Yep, that sure makes things easier   
edit: woops, it was mentioned in your sketch, muh bad!

You certainly have enough floorspace to grow.. the height seems like the issue.

I am inexperienced with HID, but as I understand it, you need a minimum distance between the reflector and the ceiling, as well as a minimum distance from the plants themselves.

I don't know what these distances are, and I can't find it in the stickies right now. 

There might be ways around this.. in my recent time back, I quickly glanced at this grow which has a  water cooled hood. This is way beyond me, so you better get in touch with Gill if you take that path.

Another height issue is the fact that it's ebb and flow. The simplest system requires the grow space to rest on top of the reservoir.. eliminating even more height.

If you went with a system like this, then you could save on height. But it's more costly/complicated.

With this being your first hydro grow, I recommend not sprouting all the seeds at once. It would be a shame to lose them all if you forgot to adjust the water one weekend.

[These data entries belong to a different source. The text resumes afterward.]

+static void fold_apply(const std::vector<AirInstr>& prog, const Ssa& s, int v, u32 k, Fold& f, std::map<std::pair<u32, u32>, u32>& slots) {
+  switch (prog[v].op) {
+    case OP_PARAME: {
+      auto key = std::make_pair(k, prog[v].a);
+      auto it = slots.find(key);
+      if (it == slots.end()) { it = slots.emplace(key, (u32)f.scaled.size()).first; f.scaled.push_back(key); }
+      f.kind[v] = FOLD_PARAM; f.slot[v] = it->second; break;
+    }
+    case OP_BTOE: f.kind[v] = FOLD_BTOE; break;
+    case OP_ADDEB: case OP_SUBEB: f.kind[v] = FOLD_EB; fold_apply(prog, s, s.a[v], k, f, slots); break;
+    case OP_MULEB: case OP_NEGE: fold_apply(prog, s, s.a[v], k, f, slots); break;
+    case OP_ADDE: case OP_SUBE: fold_apply(prog, s, s.a[v], k, f, slots); fold_apply(prog, s, s.b[v], k, f, slots); break;
+    case OP_MULE: fold_apply(prog, s, fold_scalable(prog, s, s.a[v]) ? s.a[v] : s.b[v], k, f, slots); break;
+    default: break;
+  }
+  f.k[v] = k;
+}
+static Fold fold_coefficients(const AirComponent& c, u32 nb, u32 ne) {
+  const std::vector<AirInstr>& prog = c.prog;
+  const Ssa s = ssa_rename(prog, nb, ne);
+  Fold f; f.kind.assign(prog.size(), FOLD_NONE); f.k.assign(prog.size(), 0); f.slot.assign(prog.size(), 0);
+  std::map<std::pair<u32, u32>, u32> slots;
+  u32 k = 0;
+  for (size_t pc = 0; pc < prog.size(); ++pc) {
+    if (prog[pc].op == OP_CONSTRB) { ++k; continue; }
+    if (prog[pc].op != OP_CONSTRE) continue;
+    const int x = s.a[pc];
+    if (x >= 0 && s.uses[x] == 1 && prog[x].op == OP_SUBE) {
+      const int t = s.a[x], n = s.b[x];
+      if (t >= 0 && s.uses[t] == 1 && prog[t].op == OP_MULE && n >= 0 && prog[n].op == OP_BTOE) {
+        const int den = fold_scalable(prog, s, s.b[t]) ? s.b[t] : fold_scalable(prog, s, s.a[t]) ? s.a[t] : -1;
+        if (den >= 0) {
+          fold_apply(prog, s, den, k, f, slots);
+          const int nb_def = s.a[n];
+          if (nb_def >= 0 && prog[nb_def].op == OP_CONSTB) { f.kind[x] = FOLD_SUBCONST; f.slot[x] = prog[nb_def].a; }
+          else f.kind[x] = FOLD_SUBBASE;
+          f.k[x] = k;
+          f.kind[pc] = FOLD_SINK;
+        }
+      }
+    }
+    ++k;
+  }
+  return f;
+}
+
 std::string gen_source(const AirComponent& c) {
   std::ostringstream o;
   o << kPrelude;
   const u32 DL = c.log_size;
   o << "__device__ __forceinline__ u32 offrow(u32 i, int off, u32 EL) { const u32 DL = " << DL << ";\n"
-    << "  u32 prev = __brev(i) >> (32 - EL); u32 half = 1u << (EL - 1); long long step = (long long)off * (1ll << (EL - DL - 1)); long long v;\n"
-    << "  if (prev < half) { v = ((long long)prev + step) % (long long)half; if (v < 0) v += half; }\n"
-    << "  else { v = ((long long)prev - step) % (long long)half; if (v < 0) v += half; v += half; }\n"
-    << "  return __brev((u32)v) >> (32 - EL); }\n";
+    << "  u32 prev = __brev(i) >> (32 - EL); u32 half = 1u << (EL - 1); u32 step = (u32)off << (EL - DL - 1);\n"
+    << "  u32 v = prev < half ? ((prev + step) & (half - 1)) : (((prev - step) & (half - 1)) | half);\n"
+    << "  return __brev(v) >> (32 - EL); }\n";
   const u32 nb = c.n_base_regs ? c.n_base_regs : 1, ne = c.n_ext_regs ? c.n_ext_regs : 1;
   o << "struct St { u32 b[" << nb << "]; Q e[" << ne << "]; Q rr; };\n";
   o << "#define NB_NMASKS " << c.masks.size() << "\n__constant__ const u32* ccols[NB_NMASKS > 0 ? NB_NMASKS : 1];\n";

Even though you're venting out of the roof, I think it's a good idea to invest in a carbon filter. You never know.. maybe if the wind goes stagnant, and a bratty hooligan sniffs the right area.. you might end up with a break in or something. Just something to think about I guess


----------



## strawberrycough (Jul 14, 2008)

thanks again king!

scrubber will be in the works. dont want to draw any speculation!


i plan to keep the plants short- roughly 3 ft tall 
with resivoir that is wide but short in height- measures 10" bottom to lid.


----------



## camcam (Jul 14, 2008)

I would be more concerned with that chopper that might fly past or even circle in your area, however, with the right tools and anti-detection sheeting on the walls you can do it.....


----------



## Timmyjg6 (Jul 14, 2008)

Hay bro, sounds good.. I want to see what the final product of the strawberry looks like. I got a month into flowering mine and got busted by the 5-0... Remimber, tell no one. In my case it was an ex... Also i would get an air cooled hood and have you thought of growing from clones.. Best way to grow. Also what type of hydro tyou going with... aero, bubblier, drip, flood and drain....?


----------



## Timmyjg6 (Jul 14, 2008)

Here is a link to what they looked like half way threw flower..
http://www.marijuanapassion.com/Gallery/showgallery.php?cat=597


----------



## Smeden (Aug 5, 2008)

Hi there

Just wanted to say that growing in an addict has been a pleasant ride for me by now. But in the summertime its too hot, so there is like 2 months of non growing per year.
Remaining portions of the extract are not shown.